Young Otis struggles between playing a role within a loving, Disney-produced family by day and the broken home he returns to every night.

Sickening parallels are drawn between the older, substance-abusing Otis and pre-teen Otis, who is rewarded with cigarettes from his father when he successfully conjures a laugh while practicing a scene.

Scattered throughout the film are moments from the mental institution where Otis undergoes exposure therapy to treat his PTSD. The clock finally begins to tick in Otis’ head as he slowly but surely lets his guard down, thanks to one-on-one therapy sessions, hug-circle time between his fellow patients in the institution’s pool, and the relationship with his roommate-turned-friend, who ironically sleeps five feet away from Otis in a neighboring twin bed.

As exposure therapy begins to take effect, Otis starts writing down conversations between his younger self and his father, thus birthing the original concept for Honey Boy.
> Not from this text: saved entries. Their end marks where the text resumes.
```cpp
int uocr_conv_fast_run(uocr_ctx* ctx, const ConvFwd& c) {
    const ConvDims& d = c.d;
    const bool f32 = UOCR_DTYPE_BASE(c.dtype) == UOCR_F32;
    const C16Args c16{c.x, c.w, c.b, c.y, (float)c.pad_value, c.use_bias, c.act, (float)c.act_alpha, ActMask{nullptr, UOCR_ACT_NONE, 0.0}};
    if (f32 && is_c16_same(d, 1, 16))
        return launch_c16(ctx, conv_c16_expand<3, 3, 2, false>, 2, c16, d, 0, UOCR_CONV_C16_EXPAND);
    if (f32 && is_c16_same(d, 16, 1))
        return launch_c16(ctx, conv_c16_reduce<3, 3, 4, false>, 4, c16, d, 0, UOCR_CONV_C16_REDUCE);
    int rc = UOCR_OK;
    if (with_fast_conv(d, [&](auto fc) { rc = uocr_noted_conv(ctx, 0, fc.FWD_KERNEL, fc.run(ctx, c)); })) return rc;
    UOCR_FAIL(ctx, UOCR_ERR_UNSUPPORTED, "no fast conv kernel for this shape");
}

int uocr_conv_fast_run(uocr_ctx* ctx, const ConvDgrad& c) {
    const ConvDims& d = c.d;
    const bool f32 = UOCR_DTYPE_BASE(c.dtype) == UOCR_F32;
    const C16Args c16{c.dy, c.w, nullptr, c.dx, 0.f, 0, UOCR_ACT_NONE, 0.f, c.mask};
    if (f32 && is_c16_same(d, 16, 1))
        return launch_c16(ctx, conv_c16_expand<3, 3, 2, true>, 2, c16, d, 1, UOCR_CONV_C16_EXPAND);
    if (f32 && is_c16_same(d, 1, 16))
        return launch_c16(ctx, conv_c16_reduce<3, 3, 4, true>, 4, c16, d, 1, UOCR_CONV_C16_REDUCE);
    if (f32 && d.kh == 5 && d.kw == 3 && d.sh == 2 && d.sw == 1 && d.ph == 0 && d.pw == 1 && d.cin == 1 && d.cout == 64 &&
        d.h <= 65535 && d.n <= 65535) {
        hipLaunchKernelGGL(conv_dgrad_c64s2, dim3((unsigned)((d.w + 15) / 16), d.h, d.n), dim3(256), 0, ctx->stream,
                           (const float*)c.dy, (const float*)c.w, (float*)c.dx, d.n, d.h, d.w, d.oh, d.ow,
                           (const float*)c.mask.y, c.mask.act, (float)c.mask.alpha);
        UOCR_LAUNCH_CHECK(ctx);
        uocr_note_conv(ctx, 1, UOCR_CONV_DGRAD_C64S2);
        return UOCR_OK;
    }
    if (is_5x5_s2_pad2(d) && ((d.cin == 1 && (d.cout == 1 || d.cout == 4)) || (d.cin == 4 && d.cout == 4))) {
        const dim3 grid(((d.w + 1) / 2 + 63) / 64, ((d.h + 1) / 2 + 3) / 4, d.n), block(64, 4);
        const FastDims fd{d.n, d.h, d.w, d.oh, d.ow, d.ph, d.pw};
        const int rc = uocr_act_tags<1>(ctx, UOCR_ACT_NONE, c.mask.act, [&](auto kinds) -> int {
            using K = decltype(kinds);
            using D = ActKinds<UOCR_ACT_DYN, UOCR_ACT_DYN>;
            UOCR_DISPATCH_TA(ctx, c.dtype, {
                auto launch = [&](auto kernel) {
// ... 61 lines not shown
```

univer-ocr_amd/csrc/conv_up.hip:

```cpp
#include "up_phase.h"
#include "finish_group.h"
#include "conv_toeplitz.h"

namespace {

constexpr int CH = 4;
constexpr int RH = 16, RW = 32;
constexpr int XH = RH + 2, XW = RW + 2;
constexpr int XPLANE = 624;
constexpr int NWEFF = 9 * CH * 16;

__device__ __forceinline__ float weff_entry(const float* __restrict__ w, int i) {
    const int o = i & 3, phase = (i >> 2) & 3, c = (i >> 4) & 3, m = i >> 6;
    int ylo, yhi, xlo, xhi;
    tap_group(phase >> 1, m / 3, ylo, yhi);
    tap_group(phase & 1, m % 3, xlo, xhi);
    float v[2][2];
#pragma unroll
    for (int a = 0; a < 2; ++a)
#pragma unroll
        for (int b = 0; b < 2; ++b) v[a][b] = w[((min(ylo + a, 4) * 5 + min(xlo + b, 4)) * CH + c) * CH + o];
    float s = 0.f;
#pragma unroll
    for (int a = 0; a < 2; ++a)
// ... 225 lines not shown
constexpr int GH = 2 * (RH + 2), GW = 2 * (RW + 2);
template <typename TA, class K>
__global__ __launch_bounds__(256) void upconv_dgrad_kernel(const TA* __restrict__ dy, const float* __restrict__ weff,
                                                           TA* __restrict__ dxl, int hl, int wl,
                                                           const TA* __restrict__ mask_y, int mask_act,
                                                           float mask_alpha) {
    mask_act = act_kind<K::mask>(mask_act);
    __shared__ float4 gs[GH * GW];
    const int tid = threadIdx.x;
    const int rx = blockIdx.x * RW, ry = blockIdx.y * RH;
    const int H = 2 * hl, W = 2 * wl;
    const TA* gb = dy + (size_t)blockIdx.z * H * W * CH;
    if constexpr (sizeof(TA) == 4) {
        constexpr int NK = (GH * GW + 255) / 256;
        float4 v[NK];
        bool in[NK];
#pragma unroll
        for (int k = 0; k < NK; ++k) {
            const int i = min(tid + 256 * k, GH * GW - 1);
            const int r = i / GW, c = i - r * GW;
            const int gy = 2 * (ry - 1) + r, gx = 2 * (rx - 1) + c;
            in[k] = gy >= 0 && gy < H && gx >= 0 && gx < W;
            v[k] = ld4(gb + ((size_t)min(max(gy, 0), H - 1) * W + min(max(gx, 0), W - 1)) * CH);
        }
#pragma unroll
        for (int k = 0; k < NK; ++k)
            gs[min(tid + 256 * k, GH * GW - 1)] = in[k] ? v[k] : make_float4(0.f, 0.f, 0.f, 0.f);
    } else {
        for (int i = tid; i < GH * GW; i += 256) {
            const int r = i / GW, c = i - r * GW;
            const int gy = 2 * (ry - 1) + r, gx = 2 * (rx - 1) + c;
            float4 v = make_float4(0.f, 0.f, 0.f, 0.f);
            if (gy >= 0 && gy < H && gx >= 0 && gx < W) v = ld4(gb + ((size_t)gy * W + gx) * CH);
            gs[i] = v;
        }
    }
    const int c = tid & 31, r0 = tid >> 5;
    float4 yv[2];
    if (mask_act != UOCR_ACT_NONE) {
#pragma unroll
        for (int p = 0; p < 2; ++p)
            yv[p] = ld4(mask_y + (((size_t)blockIdx.z * hl + min(ry + r0 + 8 * p, hl - 1)) * wl + min(rx + c, wl - 1)) * CH);
    }
    __syncthreads();
    float acc[2][4];
#pragma unroll
    for (int p = 0; p < 2; ++p)
#pragma unroll
        for (int j = 0; j < 4; ++j) acc[p][j] = 0.f;
#pragma unroll 1
    for (int m = 0; m < 9; ++m) {
        const float* wt = weff + m * 64;
        const int my = m / 3 - 1, mx = m % 3 - 1;
#pragma unroll
        for (int p = 0; p < 2; ++p) {
            const int r = r0 + 8 * p;
            const float4* g0 = gs + (2 * (r - my + 1)) * GW + 2 * (c - mx + 1);
            const float4 g[4] = {g0[0], g0[1], g0[GW], g0[GW + 1]};
#pragma unroll
            for (int ch = 0; ch < 4; ++ch)
#pragma unroll
                for (int phase = 0; phase < 4; ++phase) {
                    const float* wv = wt + ch * 16 + phase * 4;
                    acc[p][ch] += wv[0] * g[phase].x + wv[1] * g[phase].y + wv[2] * g[phase].z + wv[3] * g[phase].w;
                }
        }
    }
#pragma unroll
    for (int p = 0; p < 2; ++p) {
        const int qy = ry + r0 + 8 * p, qx = rx + c;
        if (qy >= hl || qx >= wl) continue;
        const size_t off = (((size_t)blockIdx.z * hl + qy) * wl + qx) * CH;
        float4 out = make_float4(acc[p][0], acc[p][1], acc[p][2], acc[p][3]);
        if (mask_act != UOCR_ACT_NONE) {
            out.x *= act_grad_from_output<float>(yv[p].x, mask_act, mask_alpha);
            out.y *= act_grad_from_output<float>(yv[p].y, mask_act, mask_alpha);
            out.z *= act_grad_from_output<float>(yv[p].z, mask_act, mask_alpha);
            out.w *= act_grad_from_output<float>(yv[p].w, mask_act, mask_alpha);
        }
        st4(dxl + off, out);
    }
}

__device__ __forceinline__ void weff1_build(float (&we)[36], const float* __restrict__ w) {
#pragma unroll
    for (int m = 0; m < 9; ++m)
#pragma unroll
        for (int phase = 0; phase < 4; ++phase) {
            int ylo, yhi, xlo, xhi;
            tap_group(phase >> 1, m / 3, ylo, yhi);
            tap_group(phase & 1, m % 3, xlo, xhi);
            float s = 0.f;
            for (int ky = ylo; ky < yhi; ++ky)
                for (int kx = xlo; kx < xhi; ++kx) s += w[ky * 5 + kx];
            we[m * 4 + phase] = s;
        }
}

template <typename TA>
__global__ __launch_bounds__(256) void up1_fwd_kernel(const TA* __restrict__ xl, const float* __restrict__ w,
                                                      const float* __restrict__ bias, TA* __restrict__ y, int hl,
                                                      int wl, int use_bias, int act, float alpha) {
    __shared__ float xs[XH * XW];
    const int tid = threadIdx.x;
    const int rx = blockIdx.x * RW, ry = blockIdx.y * RH;
    const TA* xb = xl + (size_t)blockIdx.z * hl * wl;
    stage_batched<XH * XW, 256, 3, TA>(
        tid,
        [&](int i, bool& inside) {
            const int r = i / XW, c = i - r * XW;
            const int gy = ry - 1 + r, gx = rx - 1 + c;
            inside = gy >= 0 && gy < hl && gx >= 0 && gx < wl;
            return xb + (size_t)min(max(gy, 0), hl - 1) * wl + min(max(gx, 0), wl - 1);
        },
        [&](int i, TA v, bool inside) { xs[i] = inside ? (float)v : 0.f; });
    float we[36];
    weff1_build(we, w);
    const float b0 = use_bias ? bias[0] : 0.f;
    __syncthreads();
    const int c = tid & 31, r0 = tid >> 5;
    const int W = 2 * wl;
    TA* yb = y + (size_t)blockIdx.z * (2 * hl) * W;
#pragma unroll
    for (int p = 0; p < 2; ++p) {
        const int r = r0 + 8 * p, py = ry + r, pxl = rx + c;
        float acc[4] = {b0, b0, b0, b0};
#pragma unroll
        for (int m = 0; m < 9; ++m) {
            const float xv = xs[(r + m / 3) * XW + c + m % 3];
#pragma unroll
            for (int phase = 0; phase < 4; ++phase) acc[phase] += xv * we[m * 4 + phase];
        }
        if (py < hl && pxl < wl) {
            TA* o = yb + (size_t)(2 * py) * W + 2 * pxl;
            st2(o, make_float2(act_apply(acc[0], act, alpha), act_apply(acc[1], act, alpha)));
            st2(o + W, make_float2(act_apply(acc[2], act, alpha), act_apply(acc[3], act, alpha)));
        }
    }
}
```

The film makes a meta-shift when older Otis sees his father for the first time in several years, right back in their motel’s parking lot, where he explains his idea for a somewhat-autobiographical film, to which his father earnestly replies, “Make me look good, honey boy.”

The depiction of the figure who made Shia LeBeouf who he is today, for better or for worse, illustrates an apparent healing for LaBeouf through tackling the role of his father, leaving those who watch Honey Boy with a sense of hope within the desperation of an abusive childhood.